To John Lining Dear Sir, London, June 17, 1758. In a former letter I mentioned the experiment for cooling bodies by evaporation, and

that I had, by repeatedly wetting the thermometer with common spirits, brought the mercury down five or six degrees. .. We continued this operation, one of us wetting the ball, and another of the company blowing on it with the bellows, to quicken the evaporation, the mercury sinking all the time, ..

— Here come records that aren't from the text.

## Files before the change

### bn_amd/csrc/bn254_constants.hpp

```cpp
#pragma once
#include <stdint.h>
#ifndef BN254_CONSTANT
#define BN254_CONSTANT constexpr
#endif
namespace bn254 { namespace k {
constexpr int W = 29, N = 9;
BN254_CONSTANT uint32_t MASK = 0x1fffffffu;
BN254_CONSTANT uint32_t Q[9] = {0x187cfd47u, 0x010460b6u, 0x1c72a34fu, 0x02d522d0u, 0x1585d978u, 0x02db40c0u, 0x00a6e141u, 0x0e5c2634u, 0x0030644eu};
BN254_CONSTANT uint32_t QINV = 0x04866389u;
BN254_CONSTANT uint32_t FE_MU = 0xa948e8c4u;
BN254_CONSTANT uint32_t FE_MU24 = 0x00a948e8u;
BN254_CONSTANT uint32_t ONE[9] = {0x157ccc21u, 0x141c2758u, 0x185230d3u, 0x014c0419u, 0x0aa36fb9u, 0x1d4240ceu, 0x11d54c07u, 0x052ac7a8u, 0x000dc836u};
BN254_CONSTANT uint32_t C_IN[9] = {0x13349ca1u, 0x1a5d84a8u, 0x0a3e5cacu, 0x100249e0u, 0x12b951e8u, 0x0e92d304u, 0x14cb95b3u, 0x041b9d3du, 0x00058003u};
BN254_CONSTANT uint32_t C_OUT[9] = {0x058f0d9du, 0x1aea1c6eu, 0x11c2cf74u, 0x11d651ebu, 0x1462c0a7u, 0x11b7bc3cu, 0x1cbd99bau, 0x183340fbu, 0x000e0a77u};
BN254_CONSTANT uint32_t RAW_ONE[9] = {0x00000001u, 0x00000000u, 0x00000000u, 0x00000000u, 0x00000000u, 0x00000000u, 0x00000000u, 0x00000000u, 0x00000000u};
BN254_CONSTANT uint32_t TWO_INV[9] = {0x16fce4b4u, 0x0a904407u, 0x0a626a11u, 0x12109375u, 0x1014a498u, 0x100ec0c7u, 0x093e16a4u, 0x09c376eeu, 0x001f1642u};
BN254_CONSTANT uint32_t G2_B[2][9] = {{0x0b489658u, 0x00cfd255u, 0x0fdb9a77u, 0x02ce89f7u, 0x0033a0d4u, 0x1a768545u, 0x06ee3ddcu, 0x106a7dc1u, 0x0019316bu}, {0x1b9fece0u, 0x07ecccd1u, 0x1069f1c7u, 0x0cdf64f3u, 0x0154cbe1u, 0x0dd22ac0u, 0x06eba4e8u, 0x1929a235u, 0x00283739u}};
BN254_CONSTANT uint32_t G2_3B[2][9] = {{0x095cc5c1u, 0x016b1649u, 0x13202c16u, 0x05967b15u, 0x0b150904u, 0x0c884f0eu, 0x1423d855u, 0x02e3530fu, 0x001b2ff4u}, {0x01e5cc12u, 0x15bda508u, 0x18588eb7u, 0x00f3e938u, 0x18f2b0b4u, 0x03bffebeu, 0x13752c37u, 0x0ec49a37u, 0x0017dd10u}};
BN254_CONSTANT uint32_t ISO_T2[9] = {0x1e3bec37u, 0x007b2046u, 0x19d0ea1fu, 0x1acb991fu, 0x13795f5du, 0x1055c3f5u, 0x15c8f72cu, 0x101310f5u, 0x002bf6bau};
BN254_CONSTANT uint32_t ISO_T3[9] = {0x1af1f8a3u, 0x00cd9858u, 0x1dce6a34u, 0x142e620au, 0x1bc0c667u, 0x0ae94d20u, 0x0db9310bu, 0x12572b72u, 0x000405e6u};
BN254_CONSTANT uint32_t FROB6_C1[4][2][9] = {
    {{0x157ccc21u, 0x141c2758u, 0x185230d3u, 0x014c0419u, 0x0aa36fb9u, 0x1d4240ceu, 0x11d54c07u, 0x052ac7a8u, 0x000dc836u}, {0x00000000u, 0x00000000u, 0x00000000u, 0x00000000u, 0x00000000u, 0x00000000u, 0x00000000u, 0x00000000u, 0x00000000u}},
    {{0x04a59190u, 0x06f504d9u, 0x0bf870bbu, 0x171ffd5cu, 0x1ac4d17du, 0x04be36d5u, 0x0bceec27u, 0x1a83a513u, 0x002492b3u}, {0x11142ef1u, 0x0b31acc7u, 0x1d5818bcu, 0x180afc17u, 0x1a63177eu, 0x15765b3bu, 0x118f742eu, 0x063a509au, 0x00135e4eu}},
    {{0x18ccb791u, 0x175b1c3au, 0x0b83d6e2u, 0x0e8ed071u, 0x1282bee2u, 0x04220e84u, 0x1fe4017fu, 0x15084d4au, 0x00169119u}, {0x00000000u, 0x00000000u, 0x00000000u, 0x00000000u, 0x00000000u, 0x00000000u, 0x00000000u, 0x00000000u, 0x00000000u}},
// ... 27 lines not shown
BN254_CONSTANT uint32_t TWIST_MUL_BY_Q_X[2][9] = {{0x04a59190u, 0x06f504d9u, 0x0bf870bbu, 0x171ffd5cu, 0x1ac4d17du, 0x04be36d5u, 0x0bceec27u, 0x1a83a513u, 0x002492b3u}, {0x11142ef1u, 0x0b31acc7u, 0x1d5818bcu, 0x180afc17u, 0x1a63177eu, 0x15765b3bu, 0x118f742eu, 0x063a509au, 0x00135e4eu}};
BN254_CONSTANT uint32_t TWIST_MUL_BY_Q_Y[2][9] = {{0x1b1f0678u, 0x0373fb06u, 0x13170fbdu, 0x185d74b7u, 0x0241131fu, 0x16e18435u, 0x1ef3b6ceu, 0x01f06f02u, 0x001d46bdu}, {0x19a647d5u, 0x19fdefabu, 0x1d925d1au, 0x0d1f6c5fu, 0x08ac6cc5u, 0x1fa5621au, 0x134f06feu, 0x09a72816u, 0x0015871du}};
BN254_CONSTANT uint64_t ATE_LOOP_LOW64 = 0x9d797039be763ba8ull;
BN254_CONSTANT uint64_t BN_U = 0x44e992b44a6909f1ull;
constexpr int BN_U_NAF_LEN = 63;
BN254_CONSTANT int8_t BN_U_NAF[63] = {1, 0, 0, 0, -1, 0, 0, 0, 0, 1, 0, 1, 0, 0, 0, 0, 1, 0, 0, 1, 0, -1, 0, 1, 0, 1, 0, 1, 0, 0, 1, 0, 0, 0, 1, 0, -1, 0, -1, 0, -1, 0, 1, 0, 1, 0, 0, -1, 0, 1, 0, 1, 0, -1, 0, 0, 1, 0, 1, 0, 0, 0, 1};
constexpr int EXP_SLOTS = 9;
constexpr int EXP_STEPS = 63;
BN254_CONSTANT int32_t EXP_SCHED[63] = {64, 1, 1, 1, 131, 195, 1, 1, 1, 1, 1, 39, 1, 1, 1, 1, 1, 1, 5, 1, 7, 1, 1, 1, 39, 1, 1, 1, 39, 1, 1, 1, 1, 1, 1, 1, 1, 7, 1, 1, 1, 7, 1, 1, 1, 1, 1, 5, 1, 1, 1, 1, 7, 1, 1, 1, 1, 37, 1, 1, 1, 1, 16389};
constexpr int FE_STEPS = 204;
BN254_CONSTANT int32_t FE_PROG[204] = {256, 64, 1, 1, 1, 131, 195, 1, 1, 1, 1, 1, 39, 1, 1, 1, 1, 1, 1, 5, 1, 7, 1, 1, 1, 39, 1, 1, 1, 39, 1, 1, 1, 1, 1, 1, 1, 1, 7, 1, 1, 1, 7, 1, 1, 1, 1, 1, 5, 1, 1, 1, 1, 7, 1, 1, 1, 1, 37, 1, 1, 1, 1, 16389, 321, 395, 64, 1, 1, 1, 131, 195, 1, 1, 1, 1, 1, 39, 1, 1, 1, 1, 1, 1, 5, 1, 7, 1, 1, 1, 39, 1, 1, 1, 39, 1, 1, 1, 1, 1, 1, 1, 1, 7, 1, 1, 1, 7, 1, 1, 1, 1, 1, 5, 1, 1, 1, 1, 7, 1, 1, 1, 1, 37, 1, 1, 1, 1, 16837, 1, 64, 1, 1, 1, 131, 195, 1, 1, 1, 1, 1, 39, 1, 1, 1, 1, 1, 1, 5, 1, 7, 1, 1, 1, 39, 1, 1, 1, 39, 1, 1, 1, 1, 1, 1, 1, 1, 7, 1, 1, 1, 7, 1, 1, 1, 1, 1, 5, 1, 1, 1, 1, 7, 1, 1, 1, 1, 37, 1, 1, 1, 1, 5, 14, 556, 586, 8206, 392, 41984, 460, 57344, 334, 74792, 10};
constexpr int ATE_NAF_LEN = 66;
BN254_CONSTANT int8_t ATE_NAF[66] = {0, 0, 0, 1, 0, 1, 0, -1, 0, 0, -1, 0, 0, 0, 1, 0, 0, -1, 0, -1, 0, 0, 0, 1, 0, -1, 0, 0, 0, 0, -1, 0, 0, 1, 0, -1, 0, 0, 1, 0, 0, 0, 0, 0, -1, 0, 0, -1, 0, 1, 0, -1, 0, 0, 0, -1, 0, -1, 0, 0, 0, 1, 0, -1, 0, 1};
BN254_CONSTANT int32_t Q30[9] = {0x187cfd47, 0x3082305b, 0x071ca8d3, 0x205aa45a, 0x01585d97, 0x0116da06, 0x1a029b85, 0x139cb84c, 0x00003064};
BN254_CONSTANT uint32_t QINV30 = 0x1b799c77u;
BN254_CONSTANT uint32_t C_R3[9] = {0x0e2312b2u, 0x16c05ca2u, 0x0bc84389u, 0x1cdf310bu, 0x11adafddu, 0x032e568eu, 0x1d6ae48cu, 0x10d4cd1fu, 0x0026c2d2u};
BN254_CONSTANT uint32_t C_RAW_IN[9] = {0x059bac10u, 0x0d1503a3u, 0x018016b8u, 0x10ab0ca8u, 0x02632639u, 0x02c0169fu, 0x169bfd53u, 0x11869d4cu, 0x002a11a6u};
BN254_CONSTANT uint32_t C_RAW_HI[9] = {0x0ff8e86au, 0x07c648f0u, 0x0d256c51u, 0x0e144bb5u, 0x0fe5cb16u, 0x0e4726c0u, 0x07f5c538u, 0x0f6c68ccu, 0x00043c5bu};
BN254_CONSTANT uint32_t Q32[8] = {0xd87cfd47u, 0x3c208c16u, 0x6871ca8du, 0x97816a91u, 0x8181585du, 0xb85045b6u, 0xe131a029u, 0x30644e72u};
BN254_CONSTANT uint32_t QINV256[8] = {0x1b799c77u, 0x782df87du, 0xe1359536u, 0x6121829au, 0xe7cc257fu, 0x2750342fu, 0x6e777394u, 0x0a85dd48u};
BN254_CONSTANT uint64_t R_MINUS_1[4] = {0x43e1f593f0000000ull, 0x2833e84879b97091ull, 0xb85045b68181585dull, 0x30644e72e131a029ull};
BN254_CONSTANT uint32_t G1_B[9] = {0x00766463u, 0x1c54760au, 0x08f6927au, 0x03e40c4du, 0x1fea4f2bu, 0x17c6c26au, 0x157fe417u, 0x0f8056f9u, 0x002958a2u};
BN254_CONSTANT uint64_t Q_MINUS_2[4] = {0x3c208c16d87cfd45ull, 0x97816a916871ca8dull, 0xb85045b68181585dull, 0x30644e72e131a029ull};
BN254_CONSTANT uint32_t H2C_C2[9] = {0x01801893u, 0x16741cafu, 0x1210393du, 0x10c48f5bu, 0x057134dfu, 0x12cc7ff9u, 0x1768ca9cu, 0x0498af45u, 0x00114e0cu};
BN254_CONSTANT uint32_t H2C_C3[9] = {0x1b4a814fu, 0x1d686287u, 0x16a42cbau, 0x0bac1e79u, 0x013fb16cu, 0x1d850693u, 0x1eba05b6u, 0x0c9dae1eu, 0x001b5818u};
BN254_CONSTANT uint32_t H2C_C4[9] = {0x068a0e4bu, 0x171eba7cu, 0x0b55234fu, 0x150690b3u, 0x0ed0a792u, 0x1ff392cau, 0x026922c2u, 0x109d85a1u, 0x002768ebu};
BN254_CONSTANT uint32_t H2C_G2_C1[2][9] = {{0x00c56279u, 0x14ebf9aeu, 0x082dcb4au, 0x041a8e11u, 0x0ad7108du, 0x17b8c613u, 0x18c389e4u, 0x15954569u, 0x0026f9a1u}, {0x1b9fece0u, 0x07ecccd1u, 0x1069f1c7u, 0x0cdf64f3u, 0x0154cbe1u, 0x0dd22ac0u, 0x06eba4e8u, 0x1929a235u, 0x00283739u}};
BN254_CONSTANT uint32_t H2C_G2_C3[2][9] = {{0x1ac12654u, 0x18b51d52u, 0x02b71328u, 0x0f302745u, 0x18dae6dfu, 0x1ec740f3u, 0x0ad8391fu, 0x1e701b16u, 0x002bf9c5u}, {0x1b8c55e3u, 0x07029597u, 0x09a398b3u, 0x06a5295fu, 0x152a0cd2u, 0x1080d518u, 0x1295607fu, 0x1129d51au, 0x00151bebu}};
BN254_CONSTANT uint32_t H2C_G2_C4[2][9] = {{0x1a9d7742u, 0x1b78c9dau, 0x18a8378fu, 0x1586dd8au, 0x1c979cdeu, 0x1b6acebcu, 0x159e5ffbu, 0x15469a85u, 0x002cd11au}, {0x017a140eu, 0x0ccd05abu, 0x0dad5994u, 0x148069b2u, 0x09454dc3u, 0x089e4881u, 0x1813914cu, 0x05d61ecbu, 0x002b29a5u}};
BN254_CONSTANT uint32_t GLV_BETA[9] = {0x0a337995u, 0x158d1d23u, 0x189c9b98u, 0x12fa4e45u, 0x185faadcu, 0x0176f16du, 0x0eed93bau, 0x14291140u, 0x000c0afeu};
BN254_CONSTANT uint32_t GLV_G1[3] = {0xc7e0b3d7u, 0xd91d232eu, 0x00000002u};
// ... 17 lines not shown
```

### bn_amd/csrc/fe.hpp

```cpp
#pragma once
#include <stdint.h>

#if defined(BN_HOSTSIM)
#define BN_FN inline
#define BN_LEAF inline
#define BN_LEAF_MUL inline
#define BN_LEAF_RED inline
#define BN_COARSE inline
#define BN_OUTER inline
#define BN254_CONSTANT constexpr
#define BN_COMPILER_FENCE() ((void)0)
#else
#include <hip/hip_runtime.h>
#define BN_FN __device__ __forceinline__
#define BN_LEAF __device__ __noinline__ inline
#ifdef BN_INLINE_ALL
#define BN_LEAF_MUL __device__ __forceinline__
#define BN_LEAF_RED __device__ __forceinline__
#define BN_COARSE __device__ __forceinline__
#else
#define BN_LEAF_MUL BN_LEAF
#define BN_LEAF_RED BN_LEAF
#define BN_COARSE __device__ __noinline__ inline
#endif
// ... 883 lines not shown
    uint32_t u = 1, v = 0, q = 0, r = 1, f = f0, g = g0;
#pragma unroll 1
    for (int i = 0; i < 30; ++i) {
        uint32_t mask1 = (uint32_t)(zeta >> 31);
        uint32_t mask2 = 0u - (g & 1u);
        uint32_t x = (f ^ mask1) - mask1, y = (u ^ mask1) - mask1, z = (v ^ mask1) - mask1;
        g += x & mask2; q += y & mask2; r += z & mask2;
        mask1 &= mask2;
        zeta = (int32_t)((uint32_t)zeta ^ mask1) - 1;
        f += g & mask1; u += q & mask1; v += r & mask1;
        g >>= 1; u <<= 1; v <<= 1;
    }
    tu = (int32_t)u; tv = (int32_t)v; tq = (int32_t)q; tr = (int32_t)r;
    return zeta;
}
BN_FN void divsteps_update_de(Signed30 &d, Signed30 &e, int32_t u, int32_t v, int32_t q, int32_t r) {
    const int32_t M30 = 0x3fffffff;
    int32_t sd = d.v[8] >> 31, se = e.v[8] >> 31;
    int32_t md = (u & sd) + (v & se), me = (q & sd) + (r & se);
    int32_t di = d.v[0], ei = e.v[0];
    int64_t cd = (int64_t)u * di + (int64_t)v * ei, ce = (int64_t)q * di + (int64_t)r * ei;
    md -= (int32_t)((k::QINV30 * (uint32_t)cd + (uint32_t)md) & (uint32_t)M30);
    me -= (int32_t)((k::QINV30 * (uint32_t)ce + (uint32_t)me) & (uint32_t)M30);
    cd += (int64_t)k::Q30[0] * md;
    ce += (int64_t)k::Q30[0] * me;
    cd >>= 30; ce >>= 30;
#pragma unroll
    for (int i = 1; i < 9; ++i) {
        di = d.v[i]; ei = e.v[i];
        cd += (int64_t)u * di + (int64_t)v * ei + (int64_t)k::Q30[i] * md;
// ... 18 lines not shown
    }
    f.v[8] = (int32_t)cf; g.v[8] = (int32_t)cg;
}
BN_FN Fe fe_inverse_body(const Fe &a_in) {
    BN_REQUIRE(a_in.lb <= 2 && a_in.vb <= 8 && !a_in.sg, "fe_inverse input");
    uint32_t w[8];
    fe_pack_u32x8(fe_canonical(fe_mul(a_in, fe_const(k::ONE))), w);
    Signed30 f, g, d, e;
#pragma unroll
    for (int i = 0; i < 9; ++i) {
        int bit = 30 * i, wi = bit >> 5, sh = bit & 31;
        uint64_t two = (uint64_t)w[wi] | (wi + 1 < 8 ? ((uint64_t)w[wi + 1] << 32) : 0);
        g.v[i] = (int32_t)((uint32_t)(two >> sh) & 0x3fffffffu);
        f.v[i] = k::Q30[i];
        d.v[i] = 0;
        e.v[i] = i == 0 ? 1 : 0;
    }
    int32_t zeta = -1;
#pragma unroll 1
    for (int it = 0; it < 20; ++it) {
        int32_t tu, tv, tq, tr;
        zeta = divsteps_30(zeta, (uint32_t)f.v[0], (uint32_t)g.v[0], tu, tv, tq, tr);
        divsteps_update_de(d, e, tu, tv, tq, tr);
        divsteps_update_fg(f, g, tu, tv, tq, tr);
    }
    const int32_t M30 = 0x3fffffff;
    int32_t r[9];
    int32_t cond_add = d.v[8] >> 31, cond_neg = f.v[8] >> 31;
#pragma unroll
    for (int i = 0; i < 9; ++i) { int32_t t = d.v[i] + (k::Q30[i] & cond_add); r[i] = (t ^ cond_neg) - cond_neg; }
#pragma unroll
    for (int i = 0; i < 8; ++i) { r[i + 1] += r[i] >> 30; r[i] &= M30; }
    cond_add = r[8] >> 31;
#pragma unroll
    for (int i = 0; i < 9; ++i) r[i] += k::Q30[i] & cond_add;
#pragma unroll
    for (int i = 0; i < 8; ++i) { r[i + 1] += r[i] >> 30; r[i] &= M30; }
#pragma unroll
    for (int j = 0; j < 8; ++j) {
        int bit = 32 * j, li = bit / 30, sh = bit - 30 * li;
        uint64_t vv = (uint64_t)(uint32_t)r[li] >> sh;
        if (li + 1 < 9) vv |= (uint64_t)(uint32_t)r[li + 1] << (30 - sh);
        w[j] = (uint32_t)vv;
    }
    return fe_mul(fe_unpack_u32x8(w), fe_const(k::C_R3));
}
BN_LEAF1(fe_inverse, fe_inverse_body)

}
```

During the hot Sunday at Philadelphia, in June 1750, when the thermometer was up at

100 in the shade …one might have expected, that the natural heat of the body 96, added to the heat of the air 100, should jointly have created or produced a much greater degree of heat in the body; but the fact was, that my body never grew so hot as the air that surrounded it… I suppose a dead body would have acquired the temperature of the air, though a living one, by continual sweating, and by the evaporation of that sweat, was kept cold. …May it not be owing to this, that fanning ourselves when warm, does really cool us, though the air is itself warm that we drive with the fan upon our faces; …. that mere blowing of air on a dry body does not cool it, as any one may satisfy himself, by blowing with a bellows on the dry ball of a thermometer; the mercury will not fall; if it moves at all, it rather rises, as being warmed by the friction of the air on its surface …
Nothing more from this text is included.